On the team, she has the nickname of Flea.

===2010/2011===
Hunt played for the Caps during the 2010/2011 season. The team's coach, Carrie Graf, believed Hunt's performance was one of the reasons the team did so well that season. Her 22nd birthday was on the day the team played the Sydney Uni Flames, in a game when they came from behind to secure victory and Hunt scored 18 points. In a November 2010 game against the Bendigo Spirit, she and Nicole Romeo were in charge of and were successful in largely shutting down Kristi Harrower. In a December 2010 game against the Townsville Fire, she scored 10 points and tied for the team's second highest score in a game the Capitals lost.

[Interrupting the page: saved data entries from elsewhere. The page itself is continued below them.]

SIGNATURES = {
    'dmh_last_error': (C.c_char_p, []),
    'dmh_version': (c_int, []),
    'dmh_ws_standardize': (c_int, [c_f32p, c_f32p, c_int, c_int, c_float, C.c_void_p]),
    'dmh_conv_pack_floats': (c_i64, [c_int, c_int, c_int, c_int, c_int]),
    'dmh_pack_conv_weight': (c_int, [c_f32p, c_f32p, c_int, c_int, c_int, c_int, c_int, C.c_void_p]),
    'dmh_pack_conv_weights_multi': (c_int, [C.c_void_p, c_int, c_float, C.c_void_p]),
    'dmh_conv_up2_pack_floats': (c_i64, [c_int, c_int]),
    'dmh_pack_conv_weight_up2': (c_int, [c_f32p, c_f32p, c_int, c_int, C.c_void_p]),
    'dmh_conv_tiles': (c_int, [c_int, c_int, c_int, c_int]),
    'dmh_conv2d': (c_int, [C.POINTER(DmhConv), C.c_void_p]),
    'dmh_rows_from_keep': (c_int, [C.c_void_p, c_int, c_int, C.c_void_p, C.c_void_p]),
    'dmh_gn_finalize': (c_int, [c_f32p, c_int, c_f32p, c_f32p, c_f32p, c_i64, c_f32p, c_int, c_int, c_int, c_int,
                                c_float, C.c_void_p, C.c_void_p]),
    'dmh_gn_finalize_bound': (c_int, [c_f32p, c_int, c_f32p, c_f32p, c_f32p, c_i64, c_f32p, c_f32p, c_int, c_int, c_int,
                                      c_int, c_float, C.c_void_p, C.c_void_p]),
    'dmh_gn_silu_residual': (c_int, [c_f32p, c_f32p, c_f32p, c_f32p, c_int, c_int, c_int, C.c_void_p, C.c_void_p]),
    'dmh_gn_silu_residual_stats': (c_int, [c_f32p, c_f32p, c_f32p, c_f32p, c_f32p, c_int, c_int, c_int, c_float, C.c_void_p,
                                           C.c_void_p]),
    'dmh_chan_layernorm': (c_int, [c_f32p, c_f32p, c_f32p, c_f32p, c_i64, c_int, c_float, C.c_void_p, c_i64, C.c_void_p]),
    'dmh_linattn_splits': (c_int, [c_int]),
    'dmh_linattn_partial_floats': (c_i64, [c_int, c_int]),
    'dmh_linattn_context': (c_int, [c_f32p, c_f32p, c_int, c_int, C.c_void_p, C.c_void_p]),
    'dmh_linattn_merge': (c_int, [c_f32p, c_f32p, c_int, c_int, C.c_void_p, C.c_void_p]),
    'dmh_linattn_apply': (c_int, [c_f32p, c_f32p, c_f32p, c_int, c_int, c_float, C.c_void_p, C.c_void_p]),
    'dmh_conv_wgrad_workspace_floats': (c_i64, [c_int, c_int, c_int, c_int, c_int, c_int, c_int]),
    'dmh_conv_wgrad': (c_int, [c_f32p, c_f32p, c_f32p, c_f32p, c_f32p, c_f32p, c_f32p, c_int, c_int, c_int, c_int, c_int,
                               c_int, c_int, c_int, C.c_void_p]),
    'dmh_conv_unshuffle_wgrad_workspace_floats': (c_i64, [c_int, c_int, c_int, c_int, c_int]),
    'dmh_conv_unshuffle_wgrad': (c_int, [c_f32p, c_f32p, c_f32p, c_f32p, c_f32p, c_int, c_int, c_int, c_int, c_int, C.c_void_p]),
    'dmh_s2d_shift': (c_int, [c_f32p, c_f32p, c_int, c_int, c_int, c_int, C.c_void_p]),
    'dmh_d2s': (c_int, [c_f32p, c_f32p, c_int, c_int, c_int, c_int, C.c_void_p]),
    'dmh_sumpool2': (c_int, [c_f32p, c_f32p, c_int, c_int, c_int, c_int, C.c_void_p]),
    'dmh_gn_finalize_train': (c_int, [c_f32p, c_int, c_f32p, c_f32p, c_f32p, c_i64, c_f32p, c_f32p, c_int, c_int, c_int,
                                      c_int, c_float, C.c_void_p]),
    'dmh_gn_bwd_chunks': (c_int, [c_int]),
    'dmh_gn_silu_backward': (c_int, [c_f32p, c_f32p, c_f32p, c_f32p, c_f32p, c_f32p, c_f32p, c_i64, c_f32p, c_f32p, c_f32p,
                                     c_f32p, c_int, c_int, c_int, c_int, C.c_void_p]),
    'dmh_sum_over_batch': (c_int, [c_f32p, c_f32p, c_int, c_i64, C.c_void_p]),
    'dmh_ws_backward': (c_int, [c_f32p, c_f32p, c_f32p, c_int, c_int, c_float, C.c_void_p]),
    'dmh_lnb_blocks': (c_int, []),
    'dmh_chan_layernorm_backward': (c_int, [c_f32p, c_f32p, c_f32p, c_f32p, c_f32p, c_i64, c_int, c_float, C.c_void_p]),
    'dmh_linattn_merge_ms': (c_int, [c_f32p, c_f32p, c_f32p, c_int, c_int, C.c_void_p]),
    'dmh_linattn_bwd_workspace_floats': (c_i64, [c_int, c_int]),
    'dmh_linattn_backward': (c_int, [c_f32p, c_f32p, c_f32p, c_f32p, c_f32p, c_f32p, c_int, c_int, c_float, C.c_void_p]),
    'dmh_bgemm': (c_int, [c_f32p, C.POINTER(c_i64), c_f32p, C.POINTER(c_i64), c_f32p, C.POINTER(c_i64), c_int, c_int, c_int,
                          c_int, c_int, c_float, C.c_void_p]),
    'dmh_softmax_rows': (c_int, [c_f32p, c_f32p, c_i64, c_int, C.c_void_p]),
    'dmh_softmax_rows_backward': (c_int, [c_f32p, c_f32p, c_i64, c_int, C.c_void_p]),
    'dmh_act': (c_int, [c_f32p, c_f32p, c_f32p, c_i64, c_int, C.c_void_p]),
    'dmh_class_embed_backward': (c_int, [c_f32p, c_f32p, c_f32p, c_f32p, c_f32p, c_int, c_int, c_int, C.c_void_p]),
    'dmh_loss_backward_ddp': (c_int, [c_f32p, c_f32p, c_f32p, c_f32p, c_int, c_i64, c_int, c_float, C.c_void_p]),
    'dmh_loss_backward': (c_int, [c_f32p, c_f32p, c_f32p, c_f32p, c_f32p, c_f32p, c_f32p, c_f32p, c_int, c_int, c_int, c_int,
                                  C.c_void_p]),
    'dmh_sumsq_blocks': (c_int, []),
    'dmh_sumsq': (c_int, [c_f32p, c_i64, c_f32p, C.c_void_p]),
    'dmh_gradnorm_finalize': (c_int, [c_f32p, c_int, c_float, c_f32p, C.c_void_p]),
    'dmh_adam': (c_int, [c_f32p, c_f32p, c_f32p, c_f32p, c_f32p, c_i64, c_float, c_float, c_float, c_float, c_int,
                         C.c_void_p]),
    'dmh_ema': (c_int, [c_f32p, c_f32p, c_i64, c_float, C.c_void_p]),
    'dmh_multi_blocks': (c_i64, [C.c_void_p, c_int]),
    'dmh_sumsq_multi': (c_int, [C.c_void_p, C.c_void_p, c_int, c_f32p, C.c_void_p]),
    'dmh_adam_multi': (c_int, [C.c_void_p, C.c_void_p, C.c_void_p, C.c_void_p, C.c_void_p, c_int, c_f32p, c_float, c_float,
                               c_float, c_float, c_int, C.c_void_p]),
    'dmh_resize_bilinear_u8': (c_int, [C.c_void_p, c_f32p, c_int, c_int, c_int, c_int, c_int, c_int, c_i64, c_float,
                                       C.c_void_p]),
    'dmh_mask_open_nearest': (c_int, [c_f32p, c_f32p, c_int, c_int, c_int, c_int, c_int, c_i64, C.c_void_p]),
    'dmh_pixel_stats': (c_int, [c_f32p, c_f32p, c_i64, c_int, c_float, C.c_void_p, c_i64, C.c_void_p]),
    'dmh_linattn_fused_pack_floats': (c_i64, [c_int]),
    'dmh_linattn_fused_pack': (c_int, [c_f32p, c_f32p, c_int, C.c_void_p]),
    'dmh_linattn_fused_splits': (c_int, [c_int, c_int]),
    'dmh_linattn_fused_context': (c_int, [c_f32p, c_f32p, c_f32p, c_f32p, c_f32p, c_int, c_int, c_int, C.c_void_p, C.c_void_p]),
    'dmh_linattn_out_pack_floats': (c_i64, []),
    'dmh_linattn_out_pack': (c_int, [c_f32p, c_f32p, C.c_void_p]),
    'dmh_linattn_fused_apply_out': (c_int, [c_f32p, c_f32p, c_f32p, c_f32p, c_f32p, c_f32p, c_f32p, c_f32p, c_f32p, c_int,
                                            c_int, c_int, c_float, c_float, C.c_void_p, C.c_void_p]),
    'dmh_linattn_merge_n': (c_int, [c_f32p, c_f32p, c_int, c_int, c_int, C.c_void_p, C.c_void_p]),
    'dmh_linattn_fused_apply': (c_int, [c_f32p, c_f32p, c_f32p, c_f32p, c_f32p, c_f32p, c_int, c_int, c_int, c_float,
                                        C.c_void_p, C.c_void_p]),
    'dmh_attention': (c_int, [c_f32p, c_f32p, c_int, c_int, c_float, C.c_void_p, C.c_void_p]),
    'dmh_sinusoidal_embed': (c_int, [C.c_void_p, c_f32p, c_f32p, c_int, c_int, C.c_void_p]),
    'dmh_fourier_embed': (c_int, [C.c_void_p, c_f32p, c_f32p, c_int, c_int, C.c_void_p]),
    'dmh_class_embed': (c_int, [C.c_void_p, C.c_void_p, c_f32p, c_f32p, c_f32p, c_int, c_int, c_int, C.c_void_p]),
    'dmh_linear': (c_int, [c_f32p, c_i64, c_f32p, c_f32p, c_f32p, c_i64, c_int, c_int, c_int, c_int, c_int,
                           C.c_void_p]),
    'dmh_ss_gather': (c_int, [c_f32p, c_f32p, c_f32p, C.c_void_p, C.c_void_p, C.c_void_p, c_int, c_f32p, c_int, c_int, c_int,
                              C.c_void_p]),
    'dmh_assemble_input': (c_int, [c_f32p, c_int, c_f32p, c_int, c_f32p, c_f32p, c_int, c_int, c_int, c_int,
                                   C.c_void_p]),
    'dmh_final_conv_nchw': (c_int, [c_f32p, c_f32p, c_f32p, c_f32p, c_int, c_int, c_int, c_int, C.c_void_p]),
    'dmh_sampler_step': (c_int, [C.POINTER(DmhStep), c_f32p, c_f32p, c_f32p, c_f32p, c_f32p, c_f32p, c_f32p, c_i64,
                                 C.c_void_p, c_i64, C.c_void_p]),
    'dmh_sampler_step_dev': (c_int, [C.c_void_p, c_f32p, c_f32p, c_f32p, c_f32p, c_f32p, c_f32p, c_f32p, c_i64, C.c_void_p,
                                     c_i64, C.c_void_p]),
    'dmh_sampler_seek': (c_int, [C.c_void_p, c_int, C.c_void_p, C.c_void_p, c_int, C.c_void_p, C.c_void_p, c_int,
                                 C.c_void_p]),
    'dmh_sampler_step_ddp_dev': (c_int, [C.c_void_p, C.c_void_p, C.c_void_p, c_f32p, c_f32p, c_f32p, C.c_void_p, C.c_void_p,
                                         c_f32p, c_f32p, c_int, c_int, c_int, c_int, c_int, C.c_void_p]),
    'dmh_rng_indexed': (c_int, [c_f32p, c_int, c_i64, C.c_void_p, C.c_void_p, c_int, C.c_void_p]),
    'dmh_rng_keep_mask': (c_int, [C.c_void_p, c_int, C.c_void_p, C.c_void_p, c_float, C.c_void_p]),
    'dmh_rows_lincomb': (c_int, [c_f32p, c_f32p, c_f32p, c_f32p, c_f32p, c_f32p, c_int, c_i64, c_int, C.c_void_p]),
    'dmh_pixel_grid': (c_int, [c_f32p, c_int, c_int, c_int, c_float, C.c_void_p]),
    'dmh_norm_grid': (c_int, [c_f32p, c_f32p, c_int, c_int, c_int, C.c_void_p]),
    'dmh_homography_flow_points': (c_int, [C.c_void_p, C.c_void_p, C.c_void_p, c_int, c_int, c_int, c_int, c_int, C.c_void_p]),
    'dmh_dlt_points': (c_int, [C.c_void_p, C.c_void_p, C.c_void_p, C.c_void_p, c_int, c_int, C.c_void_p]),
    'dmh_affine': (c_int, [c_f32p, c_f32p, c_float, c_float, c_i64, C.c_void_p]),
    'dmh_affine_tail': (c_int, [c_f32p, c_int, c_int, c_int, c_int, c_float, c_float, C.c_void_p]),
    'dmh_q_sample': (c_int, [c_f32p, c_f32p, c_f32p, c_f32p, c_f32p, c_int, c_i64, C.c_void_p]),
    'dmh_diff_mean': (c_int, [c_f32p, c_f32p, c_f32p, c_int, C.c_void_p, c_f32p, c_int, c_int, c_int, C.c_void_p]),
    'dmh_loss_combine': (c_int, [c_f32p, c_f32p, c_f32p, c_f32p, c_int, C.c_void_p]),
    'dmh_to_uint8': (c_int, [c_f32p, C.c_void_p, c_i64, C.c_void_p]),
    'dmh_homography_flow': (c_int, [C.c_void_p, c_f32p, c_f32p, c_int, c_int, c_int, c_float, C.c_void_p]),
    'dmh_flow_to_image': (c_int, [c_f32p, c_f32p, c_int, c_int, c_float, C.c_void_p]),
    'dmh_flow_warp': (c_int, [c_f32p, c_f32p, c_f32p, C.c_void_p, C.c_void_p, c_int, c_int, c_int, c_int, c_int, c_int,
                              C.c_void_p]),
    'dmh_dlt_homography': (c_int, [c_f32p, C.c_void_p, C.c_void_p, c_int, c_int, c_int, C.c_void_p]),
    'dmh_post_process': (c_int, [c_f32p, c_f32p, c_f32p, c_f32p, c_f32p, c_int, c_int, c_int, C.c_void_p]),
    'dmh_preview_sheet': (c_int, [c_f32p, c_f32p, c_f32p, C.c_void_p, C.c_void_p, c_int, c_int, c_int, c_int, c_int, c_int,
                                  C.c_void_p]),
    'dmh_homography_warp': (c_int, [c_f32p, C.c_void_p, c_f32p, c_int, c_int, c_int, c_int, c_int, C.c_void_p]),
}

DLT_BLOCKS = 64

_lib = None


class DmhError(RuntimeError):
    pass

During the 2010/2011 season, she would sometimes play point guard, and The Canberra Times described her as being a threat on the perimeter. At the immediate end of the season, she was one of several players from the 2010/2011 squad who did not have a contract with the team for the 2011/2012 season.

===2011/2012===

Canberra Capitals vs Townsville. Hunt is the short player in blue

Hunt participated in the team's first training session for the season on 13 September 2011 at the Belconnen Basketball Centre. During the preseason, she had a case of tonsillitis. In an October game against the Bulleen Boomers, she scored 12 points before leaving the game with an ankle injury. In a 13 November 2011 game against the West Coast Waves, she scored 14 points. On 18 December 2011, 85–78 victory over the Bulleen Boomers, she scored 14 points, and was one of Canberra's top three scorers.

==SEABL==
Hunt played for the Launceston Tornadoes team in the SEABL with Capitals teammate Molly Lewis in 2011.

==National team==
Hunt was named to the squad that competed in the 2012 Summer Olympics qualifying tournament. She was part of the 2011 squad that competed against New Zealand and China. During the tournament, she wore the number 5 jersey.